Further processing that standardizes the contents of these tables is deferred to separate downstream core assets.

pudl.transform.sec10k.core_sec10k__quarterly_company_information(_core_sec10k__quarterly_company_information: pandas.DataFrame) pandas.DataFrame[source]

Clean and standardize the contents of the SEC 10-K company information table.

pudl.transform.sec10k.core_sec10k__changelog_company_name(_core_sec10k__changelog_company_name: pandas.DataFrame) pandas.DataFrame[source]

Clean and standardize the SEC 10-K company name changelog table.

Every filing that references a company independently reports the history of its name changes, so after combining them we end up with many copies of the name change histories for some companies. We deduplicate the combined history and keep only a single instance of each reported name change.

There are a handful of cases in which the same name change events seem to have been reported differently in different filings (slightly different company names or dates) which make the results here imperfect, but for the most part it works well.

pudl.transform.sec10k.core_sec10k__parents_and_subsidiaries(raw_sec10k__parents_and_subsidiaries: pandas.DataFrame) pandas.DataFrame[source]

Standardize the contents of the SEC 10-K parents and subsidiaries table.
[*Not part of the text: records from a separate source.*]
+    __shared__ int wtot[256 / WAVE];
+    const int slot = blockIdx.x;
     int* gIdx = gridIdx + (size_t)slot * maxKp;
-    int* gOff = gridOff + (size_t)slot * (DRFE_GRID_CELLS + 1);
-    for (int c = tid; c < DRFE_GRID_CELLS; c += 256) cnt[c] = 0;
-    __syncthreads();
-    for (int i = tid; i < n; i += 256) {
-        const int c = grid_cell(K[i], cam, invW, invH);
-        if (c >= 0) atomicAdd(&cnt[c], 1);
-    }
-    __syncthreads();
-    const int per = DRFE_GRID_CELLS / 256;
-    int s = 0;
-    for (int k = 0; k < per; k++) s += cnt[tid * per + k];
-    part[tid] = s;
-    __syncthreads();
-    for (int o = 1; o < 256; o <<= 1) {
-        const int v = (tid >= o) ? part[tid - o] : 0;
-        __syncthreads();
-        part[tid] += v;
-        __syncthreads();
-    }
-    int run = part[tid] - s;
-    for (int k = 0; k < per; k++) { off[tid * per + k] = run; run += cnt[tid * per + k]; }
-    if (tid == 255) off[DRFE_GRID_CELLS] = run;
-    __syncthreads();
-    for (int c = tid; c <= DRFE_GRID_CELLS; c += 256) gOff[c] = off[c];
-    for (int c = tid; c < DRFE_GRID_CELLS; c += 256) cnt[c] = 0;
-    __syncthreads();
-    for (int i = tid; i < n; i += 256) {
-        const int c = grid_cell(K[i], cam, invW, invH);
-        if (c >= 0) gIdx[off[c] + atomicAdd(&cnt[c], 1)] = i;
-    }
-    __syncthreads();
-    for (int c = tid; c < DRFE_GRID_CELLS; c += 256) {
-        const int b = off[c], e = off[c + 1];
-        for (int a = b + 1; a < e; a++) {
-            const int v = gIdx[a];
-            int j = a - 1;
-            while (j >= b && gIdx[j] > v) { gIdx[j + 1] = gIdx[j]; j--; }
-            gIdx[j + 1] = v;
-        }
-    }
-    __syncthreads();
-    const int nIn = off[DRFE_GRID_CELLS];
-    uint4* cK = cellKp + (size_t)slot * maxKp;
-    uint4* cD = cellDesc + (size_t)slot * maxKp * 2;
-    const uint4* D4 = reinterpret_cast<const uint4*>(desc + (size_t)slot * maxKp * 32);
-    const float* UR = uRight + (size_t)slot * maxKp;
-    for (int p = tid; p < nIn; p += 256) {
-        const int idx = gIdx[p];
-        const drfe_keypoint kp = K[idx];
-        cK[p] = make_uint4(__float_as_uint(kp.x), __float_as_uint(kp.y), __float_as_uint(UR[idx]),
-                           (uint32_t)idx | ((uint32_t)kp.octave << 24));
-        cD[2 * p] = D4[2 * idx];
-        cD[2 * p + 1] = D4[2 * idx + 1];
-    }
+    grid_body<256, false, int>(kps + (size_t)slot * maxKp, kpCount[slot], cam, invW, invH, uRight + (size_t)slot * maxKp,
+                               reinterpret_cast<const uint4*>(desc + (size_t)slot * maxKp * 32),
+                               gridOff + (size_t)slot * (DRFE_GRID_CELLS + 1), gIdx, cellKp + (size_t)slot * maxKp,
+                               cellDesc + (size_t)slot * maxKp * 2, cnt, off, wtot, gIdx, nullptr);
 }
 
 
@@ -123,6 +143,16 @@
         const float d = T[r * 4 + 0] * x[0] + T[r * 4 + 1] * x[1] + T[r * 4 + 2] * x[2];
         out[r] = d + T[r * 4 + 3];
     }
+}
+
+__device__ __forceinline__ void unproject_last(const drfe_keypoint& kp, float z, const drfe_camera& cam, const float* Twc, float world[3])
+{
+    const float invfx = 1.0f / cam.fx, invfy = 1.0f / cam.fy;
+    float p[3];
+    p[0] = (kp.x - cam.cx) * z * invfx;
+    p[1] = (kp.y - cam.cy) * z * invfy;
+    p[2] = z;
+    mat3_mul_add(Twc, p, world);
 }
 
 __global__ __launch_bounds__(256) void k_mappoints_last(const drfe_keypoint* __restrict__ kps,
@@ -142,20 +172,38 @@
     mp.obs_positive = 1;
     mp.pad[0] = mp.pad[1] = 0;
     mp.world[0] = mp.world[1] = mp.world[2] = 0.f;
-    if (z > 0) {
-        const float invfx = 1.0f / cam.fx, invfy = 1.0f / cam.fy;
-        const drfe_keypoint kp = kps[o];
-        float p[3];
-        p[0] = (kp.x - cam.cx) * z * invfx;
-        p[1] = (kp.y - cam.cy) * z * invfy;
-        p[2] = z;
-        mat3_mul_add(Twc + (size_t)slot * 16, p, mp.world);
-    }
+    if (z > 0) unproject_last(kps[o], z, cam, Twc + (size_t)slot * 16, mp.world);
     const uint32_t* d = reinterpret_cast<const uint32_t*>(desc + o * 32);
     uint32_t* md = reinterpret_cast<uint32_t*>(mp.desc);
 #pragma unroll
     for (int k = 0; k < 8; k++) md[k] = d[k];
     mps[o] = mp;
+}
+
+__device__ __forceinline__ void project_query(const float* Tcw, int forward, int backward, int valid, const float world[3], int oct,
+                                              const drfe_camera& cam, const float* scaleFactors, float th, MatchQuery& q)
+{
+    q.valid = 0;
+    q.u = q.v = q.radius = q.ur = q.thrR = 0.f;
+    q.minLevel = q.maxLevel = -1;
+    if (valid) {
+        float xc[3];
+        mat3_mul_add(Tcw, world, xc);
+        const float invzc = (float)(1.0 / (double)xc[2]);
+        if (!(invzc < 0)) {
+            const float u = cam.fx * xc[0] * invzc + cam.cx;
+            const float v = cam.fy * xc[1] * invzc + cam.cy;
+            if (!(u < cam.min_x || u > cam.max_x) && !(v < cam.min_y || v > cam.max_y)) {
+                const float radius = th * scaleFactors[oct];
+                q.u = u; q.v = v; q.radius = radius; q.thrR = radius;
+                q.ur = u - cam.bf * invzc;
+                if (forward) { q.minLevel = oct; q.maxLevel = -1; }
+                else if (backward) { q.minLevel = 0; q.maxLevel = oct; }
+                else { q.minLevel = oct - 1; q.maxLevel = oct + 1; }
+                q.valid = 1;
+            }
+        }
+    }
 }
 
 __global__ __launch_bounds__(256) void k_queries_last(const MatchPair* __restrict__ pairs,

pudl.transform.sec10k.core_sec10k__quarterly_exhibit_21_company_ownership(raw_sec10k__exhibit_21_company_ownership: pandas.DataFrame) pandas.DataFrame[source]

Standardize the contents of the SEC 10-K exhibit 21 company ownership table.

pudl.transform.sec10k.core_sec10k__assn_sec10k_filers_and_eia_utilities(core_sec10k__parents_and_subsidiaries: pandas.DataFrame) pandas.DataFrame[source]

Create an association table between SEC 10-K companies and EIA utilities.

We are retroactively extracting this simple association table (crosswalk) from the un-normalized parent/subsidiary relationships handed off from the SEC process upstream so it is available as an easy to understand core table.

Because we accept only the single, highest probability match from the Splink record linkage process, we expect a 1-to-1 relationship between these IDs. Note that most companies in this table have no CIK because most records come from the unstructured Exhibit 21 data, and most that do have a CIK have no EIA Utility ID because most companies are not utilities, and most utilities are still unmatched.